#### Supplied data
------------------------

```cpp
typedef float f32x16 __attribute__((ext_vector_type(16)));
typedef float f32x2 __attribute__((ext_vector_type(2)));
typedef unsigned u32x2 __attribute__((ext_vector_type(2)));
typedef _Float16 f16x8 __attribute__((ext_vector_type(8)));

#ifndef H2_EXP
#define H2_EXP 0
#endif

namespace {

constexpr int BK = 16, RS = 16;
constexpr int PIECE = 128 * RS;
constexpr int KT = DFT_H2_KT;
constexpr int IMG_HALFS = (int)DFT_H2_IMAGE_HALFS;
constexpr int MIX_ROWS = 256;
constexpr size_t LDS_IMG = (size_t)IMG_HALFS * 2;
constexpr size_t LDS_MIX = (size_t)2 * MIX_ROWS * 2 * sizeof(float4);
#ifndef H2_WAVES
#define H2_WAVES 8
// ... 173 lines not shown

    if (MIX) {
        if (ntw > 0) {
            const int t0_ = NWAVES * s0 + wave;
            const int kb0 = g.batch > 1 ? t0_ / tilesX : ((t0_ % tilesX) * TNW) / g.LP;
            H2_MIXTAB(kb0);
        }
    }
    __syncthreads();
    if (ntw <= 0) return;

    const int *vl = g.vlist;
#define H2_RT(vt_) (vl ? NWAVES * vl[(vt_) >> 3] + ((vt_) & 7) : (vt_))
    int vt = NWAVES * s0 + wave;
    const int vtend = vt + NWAVES * ntw;
    int tile = H2_RT(vt);
    int e = 0, en = 0;

    H2_LSETUP(tile);
    H2_LOAD(0);
    H2_FSETUP(tile);
    H2_FOLD(0);
    {
        int p;
        H2_MAXEXP(p);
        e = E_TARGET - p;
    }
    split8h(x0, e, c0h, c0l);
    split8h(x1, e, c1h, c1l);
    H2_LOAD(1);
    while (true) {
        asm volatile("" : "+v"(hv));
#pragma unroll
        for (int i = 0; i < 4; ++i)
#pragma unroll
            for (int r = 0; r < 16; ++r) acc1[i][r] = acc2[i][r] = 0.f;
        const bool more = vt + NWAVES < vtend;
        const int next = more ? H2_RT(vt + NWAVES) : tile;
        const int chunk_ = g.tabLP ? (int)(((long)(tile % tilesX) * TNW % g.tabLP) >> 7) : 0;
        const int nkt = g.ktab ? g.ktab[chunk_] : nk;
        const int mtn = g.rtab ? (g.rtab[chunk_] + 31) / 32 : 4;
        for (int kt = 0; kt + 1 < nkt; ++kt) {
            H2_MFMA(0, kt, acc1, c0h, c0l);
            H2_FOLD(kt + 1);
            int p;
            H2_MAXEXP(p);
            const bool need = p + e > E_LIMIT;
            en = need ? E_TARGET - p : e;
            const int d = en - e;
            if (kt + 2 < nkt) {
                H2_LOAD(kt + 2);
            } else if (more) {
                H2_LSETUP(next);
                H2_LOAD(0);
            }
// ... 45 lines not shown
                            __builtin_amdgcn_raw_buffer_store_b64(__builtin_bit_cast(u32x2, v2), W0, (int)lo, (int)sk0, 0);
                        } else {
                            __builtin_amdgcn_raw_buffer_store_b32(__float_as_uint(e0 * a1 + e1 * a2), W0, (int)lo, (int)sk0, 0);
                            if (row >= 1 && 2 * row != g.Rn)
                                __builtin_amdgcn_raw_buffer_store_b32(__float_as_uint(e2 * a1 + e3 * a2), W0, (int)lm, (int)sm0, 0);
                        }
                    }
                    const unsigned st = ((r & 3) == 3) ? 5u * ldc4 : ldc4;
                    sk0 += st; sm0 -= st;
                }
            }
        }
        if (!more) break;
        e = en;
        tile = next;
        vt += NWAVES;
    }
}


__device__ __forceinline__ float wave_max(float m) {
#define H2_DPPMAX(ctrl_) m = fmaxf(m, __builtin_bit_cast(float, __builtin_amdgcn_update_dpp(0, __builtin_bit_cast(int, m), ctrl_, 0xF, 0xF, false)))
    H2_DPPMAX(0xB1);
    H2_DPPMAX(0x4E);
    H2_DPPMAX(0x141);
    H2_DPPMAX(0x140);
#undef H2_DPPMAX
    unsigned u = __float_as_uint(m);
    auto s16 = __builtin_amdgcn_permlane16_swap(u, u, false, false);
    m = fmaxf(m, fmaxf(__uint_as_float(s16[0]), __uint_as_float(s16[1])));
    u = __float_as_uint(m);
    auto s32 = __builtin_amdgcn_permlane32_swap(u, u, false, false);
// ... 342 lines not shown
    const int mix_rows = g.Kn > g.KP ? g.Kn : g.KP;
    if (g.mhat && (g.kind != 0 || g.LP % 128 || g.T < 1 || g.T > 4 || mix_rows > MIX_ROWS || !g.tpl)) return (int)hipErrorInvalidValue;
    static int cus_of[64] = {0};
    int dev = 0;
    if (hipGetDevice(&dev) != hipSuccess || dev < 0 || dev >= 64) return (int)hipErrorInvalidDevice;
    if (!cus_of[dev]) {
        int cus = 0;
        if (hipDeviceGetAttribute(&cus, hipDeviceAttributeMultiprocessorCount, dev) != hipSuccess) return (int)hipErrorInvalidDevice;
        cus_of[dev] = cus;
    }
    const int tnw = g.kind == 0 ? 16 : 32;
    long NT = (long)(g.N / tnw) * g.batch;
    long NS = (NT + NWAVES - 1) / NWAVES;
    if (NS >= 2147483647L / NWAVES) return (int)hipErrorInvalidValue;
    if ((g.ktab || g.rtab) && (g.tabLP < 128 || g.tabLP % 128)) return (int)hipErrorInvalidValue;
    if (g.vlist) {
        if (NT % NWAVES || g.nvalid < 1 || g.nvalid > NS) return (int)hipErrorInvalidValue;
        NS = g.nvalid;
        NT = NS * NWAVES;
    }
    dim3 grid((unsigned)(NS < cus_of[dev] ? NS : cus_of[dev]));
    const uint4 *im = reinterpret_cast<const uint4 *>(img);
    static unsigned long long d0 = 0, d1 = 0, d2 = 0, d3 = 0;
    if (g.mhat) {
        if (int e = ensure_dynamic_lds(dft_h2_kernel<0, true>, LDS_IMG + LDS_MIX, d3)) return e;
        hipLaunchKernelGGL((dft_h2_kernel<0, true>), grid, dim3(NTHREADS), LDS_IMG + LDS_MIX, stream, g, im, kA, (int)NS, NT);
    } else if (g.kind == 0) {
        if (int e = ensure_dynamic_lds(dft_h2_kernel<0, false>, LDS_IMG, d0)) return e;
        hipLaunchKernelGGL((dft_h2_kernel<0, false>), grid, dim3(NTHREADS), LDS_IMG, stream, g, im, kA, (int)NS, NT);
    } else if (g.kind == 1) {
// ... 60 lines not shown
```

surfh_amd/csrc/plan.hip:

```cpp
#include <hip/hip_runtime.h>

#include <algorithm>
#include <array>
#include <cfloat>
#include <cmath>
#include <cstdarg>
#include <cstdio>
#include <cstring>
#include <map>
#include <string>
#include <vector>

#include "../../include/surfh_amd.h"
#include "dft_h2.h"
#include "dft_ct.h"
#include "gemm_f32.h"
#include "kernels.h"

namespace {

thread_local std::string g_err;

int fail(const char *fmt, ...) {
    char buf[1024];
// ... 109 lines not shown
    unsigned short *h2img = nullptr;
    bool ct = false, ilv = false;
    DftCtPlan ctA, ctB;
    int ax_a = 0, ax_b = 0;
    int a_lo = 0, a_hi = 0, b_lo = 0, b_hi = 0;
    float *ycol_adj = nullptr;
    const float *spec_in = nullptr;
    float *spec_out = nullptr;
    const float *spec_prior_src = nullptr;
    float spec_mu = 1.f, spec_prior_mu = 0.f;
    float *adjmix_part = nullptr;
    int *otf_vlist = nullptr, *otf_kbstart = nullptr;
    int otf_nvalid = 0;
    int *otf_tabs = nullptr;
    float *ycol_mix = nullptr;
    int h2kA[3] = {0, 0, 0};
    float *io_x = nullptr, *io_y = nullptr, *io_cube = nullptr, *hth = nullptr, *mhat2 = nullptr;
    float *gcube = nullptr;
    std::vector<Channel> ch;
    long isize = 0, osize = 0;
    float *dw = nullptr, *dwy = nullptr;
    float *cg_x = nullptr, *cg_r = nullptr, *cg_d = nullptr, *cg_q = nullptr, *cg_b = nullptr, *cg_y = nullptr, *cg_qm = nullptr, *cg_dd = nullptr;
    float *cg_hg = nullptr;
    double *dscal = nullptr, *dscratch = nullptr;
    double *cg_hist = nullptr;
    int cg_hist_n = 0;
    double *pl_sc = nullptr;
    double *pl_hsc = nullptr;
    float *pl_x = nullptr;
    double pl_mu = 1.0, pl_mu_reg = 0.0;
// ... 601 lines not shown
        Prof pr(p, "gemm_dft_cols_inv");
        LAUNCH_OK(gemm32(p, p->stream, g));
    }
    GemmArgs h;
    h.A0 = p->GiT; h.lda = 2 * p->KBP;
    h.B0 = p->ycol; h.B1 = p->ycol + (long)p->NAP * p->KBP * LP; h.ksplitB = p->KBP; h.ldb = LP; h.sB = p->KBP * LP;
    h.C = dst; h.ldc = p->NAP * LP; h.sC = LP;
    h.M = p->NBP; h.N = (int)LP; h.K = 2 * p->KBP; h.batch = p->NAP;
    {
        Prof pr(p, "gemm_dft_rows_inv");
        LAUNCH_OK(gemm32(p, p->stream, h));
    }
    return 0;
}

int otf_support(surfh_plan *p, const surfh_config *cfg) {
    const bool on = [] { const char *e = getenv("SURFH_OTF_SUPPORT"); return !(e && e[0] == '0'); }();
    if (cfg->exact & 2) return 0;
    if (!on || !cfg->sotf || !p->ilv || p->T < 1 || !p->fuse_mix || p->LP % 128) return 0;
    const int nkb = p->Nb / 2 + 1, nch = (int)(p->LP / 128);
    std::vector<int> bmax(nch, -1), amaxk(nch, -1);
    std::vector<double> km(nkb), kam(p->Na);
    for (int l = 0; l < p->Lown; ++l) {
        if (p->planes[l] < 0) continue;
        std::fill(km.begin(), km.end(), 0.0);
        std::fill(kam.begin(), kam.end(), 0.0);
        double amax = 0.0;
        const double *pl = cfg->sotf + (size_t)p->planes[l] * p->Na * nkb * 2;
        for (int a = 0; a < p->Na; ++a)
            for (int k = 0; k < nkb; ++k) {
                const double re = pl[((size_t)a * nkb + k) * 2], im = pl[((size_t)a * nkb + k) * 2 + 1], m2 = re * re + im * im;
                if (m2 > km[k]) km[k] = m2;
                if (m2 > kam[a]) kam[a] = m2;
            }
        for (int k = 0; k < nkb; ++k) amax = std::max(amax, km[k]);
        const double thr = amax * std::ldexp(1.0, -48);
        int b = -1;
        for (int k = 0; k < nkb; ++k)
            if (km[k] > thr) b = k;
        bmax[l / 128] = std::max(bmax[l / 128], b);
        int af = -1;
        for (int a = 0; a < p->Na; ++a)
            if (kam[a] > thr) af = std::max(af, std::min(a, p->Na - a));
        amaxk[l / 128] = std::max(amaxk[l / 128], af);
    }
    std::vector<int> vlist, kbstart(nkb + 1, 0);
    for (int kb = 0; kb < nkb; ++kb) {
        kbstart[kb] = (int)vlist.size();
        for (int j = 0; j < nch; ++j)
            if (kb <= bmax[j]) vlist.push_back(kb * nch + j);
    }
    kbstart[nkb] = (int)vlist.size();
    if (vlist.empty() || (long)vlist.size() == (long)nkb * nch) return 0;
    const size_t nyc = (size_t)2 * p->NAP * p->KBP * p->LP;
    if (dev_upload(&p->otf_vlist, vlist) || dev_upload(&p->otf_kbstart, kbstart) || dev_alloc(&p->ycol_mix, nyc)) return 1;
    if (hipMemset(p->ycol_mix, 0, nyc * sizeof(float)) != hipSuccess) return fail("memset failed");
    p->otf_nvalid = (int)vlist.size();
    std::vector<int> tabs((size_t)(p->ct ? 4 : 3) * nch);
    for (int j = 0; j < nch; ++j) {
        if (p->ct) {
            const int ja = (std::max(amaxk[j], 0) + p->ctA.R - 1) / p->ctA.R, jb = (std::max(bmax[j], 0) + p->ctB.R - 1) / p->ctB.R;
            tabs[j] = std::min(std::max(ja / 16 + 1, 2), p->ctA.KT);
            tabs[nch + j] = std::min(std::max(jb / 16 + 1, 2), p->ctB.KT);
            tabs[2 * nch + j] = bmax[j];
            tabs[3 * nch + j] = amaxk[j];
            continue;
        }
        tabs[j] = std::min(std::max((amaxk[j] + 16) / 16, 2), p->KPa / 16);
        tabs[nch + j] = std::min(std::max((bmax[j] + 16) / 16, 2), p->KPb / 16);
        tabs[2 * nch + j] = bmax[j] + 1;
    }
    const bool ranges = [] { const char *e = getenv("SURFH_OTF_RANGES"); return !(e && e[0] == '0'); }();
    if (ranges && dev_upload(&p->otf_tabs, tabs)) return 1;
    return 0;
}

int rfft2_lam_h2(surfh_plan *p, const float *src, float *dst, float *madj = nullptr, bool acols = false, int which = 3) {
    const long LP = p->LP;
    const int ha = p->Na / 2 + 1, hb = p->Nb / 2 + 1;
    const bool sub = acols && p->ycol_adj && p->a_hi > p->a_lo;
    float *const yc = sub ? p->ycol_adj : p->ycol;
    const int a0 = sub ? p->a_lo : 0, na = sub ? p->a_hi - p->a_lo : p->Na;
    DftH2Args g;
    g.kind = 1; g.src = src + (long)a0 * LP; g.ldb = p->NAP * LP; g.Kn = p->Nb;
    g.dst = yc + 2 * (long)a0 * LP; g.ldc = 2 * p->NAP * LP; g.e[0] = 1.f; g.e[3] = -1.f; g.rvalid = hb;
    g.KP = p->KPb; g.N = (int)(na * LP);
    if (madj && p->otf_vlist && p->ycol_mix && p->otf_tabs) { g.rtab = p->otf_tabs + 2 * (LP / 128); g.tabLP = (int)LP; }
    if (which & 1) {
        Prof pr(p, "dft_h2_rows_fwd");
        LAUNCH_OK(launch_dft_h2(p->stream, g, p->h2img + 2 * DFT_H2_IMAGE_HALFS, p->h2kA[2]));
    }
    if (!(which & 2)) return 0;
    DftH2Args h;
    h.kind = 0; h.src = yc; h.ldb = 2 * LP; h.sB = 2 * p->NAP * LP; h.Kn = p->Na;
    h.dst = dst; h.ldc = 2 * p->KBP * LP; h.sC = 2 * LP; h.Rn = p->Na; h.rvalid = ha;
    h.KP = p->KPa; h.N = (int)LP; h.batch = hb;
    h.e[0] = 1.f; h.e[1] = 1.f; h.e[2] = 1.f; h.e[3] = -1.f;
    h.e_alt[0] = 1.f; h.e_alt[1] = -1.f; h.e_alt[2] = 1.f; h.e_alt[3] = 1.f;
// ... 24 lines not shown
int irfft2_lam_h2(surfh_plan *p, const float *src, float *dst, bool mix, bool acols = false, int which = 3) {
    const long LP = p->LP;
    const int ha = p->Na / 2 + 1, hb = p->Nb / 2 + 1;
    DftH2Args g;
    g.kind = 0; g.src = src; g.ldb = 2 * p->KBP * LP; g.Kn = p->Na;
    g.dst = p->ycol; g.ldc = 2 * p->KBP * LP; g.Rn = p->Na; g.rvalid = ha;
    g.KP = p->KPa; g.N = (int)(hb * LP);
    g.e[0] = 1.f; g.e[1] = -1.f; g.e[2] = 1.f; g.e[3] = 1.f;
    g.e_alt[0] = 1.f; g.e_alt[1] = 1.f; g.e_alt[2] = 1.f; g.e_alt[3] = -1.f;
    if (mix) { g.mhat = p->mhat; g.tpl = p->tpl; g.T = p->T; g.LP = (int)p->LP; g.PL = p->PL; g.KBP = p->KBP; }
    if (mix && p->spec_in) { g.mhat = p->spec_in; g.mhat_self = 1.f; g.mhat_pair = 0.70710678118654752f; g.mix_Nb = p->Nb; }
    const bool supp = mix && p->otf_vlist && p->ycol_mix && p->adjmix_part;
    float *const yc = supp ? p->ycol_mix : p->ycol;
    if (supp) { g.vlist = p->otf_vlist; g.nvalid = p->otf_nvalid; g.dst = yc; }
    if (supp && p->otf_tabs) { g.ktab = p->otf_tabs; g.tabLP = (int)LP; }
    if (which & 2) {
        Prof pr(p, mix ? "dft_h2_cols_inv_mix" : "dft_h2_cols_inv");
        LAUNCH_OK(launch_dft_h2(p->stream, g, p->h2img, p->h2kA[0]));
    }
    if (!(which & 1)) return 0;
    const bool sub = acols && p->a_hi > p->a_lo;
    const int a0 = sub ? p->a_lo : 0, na = sub ? p->a_hi - p->a_lo : p->Na;
    DftH2Args h;
    h.kind = 2; h.src = yc + (long)a0 * 2 * p->KBP * LP; h.ldb = 2 * LP; h.sB = 2 * p->KBP * LP;
    h.dst = dst + (long)a0 * LP; h.ldc = p->NAP * LP; h.sC = LP;
    h.e[0] = 1.f; h.e[1] = -1.f; h.e[2] = 1.f; h.e[3] = 1.f; h.Rn = p->Nb; h.rvalid = hb;
    h.KP = p->KPb; h.N = (int)LP; h.batch = na;
    if (supp && p->otf_tabs) { h.ktab = p->otf_tabs + LP / 128; h.tabLP = (int)LP; }
    {
        Prof pr(p, "dft_h2_rows_inv");
        LAUNCH_OK(launch_dft_h2(p->stream, h, p->h2img + DFT_H2_IMAGE_HALFS, p->h2kA[1]));
    }
    return 0;
}
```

------------------------

#### Directions
Within the material above, how many lines contain "vtend"? Only the number should be given.

#### Exercise solution
2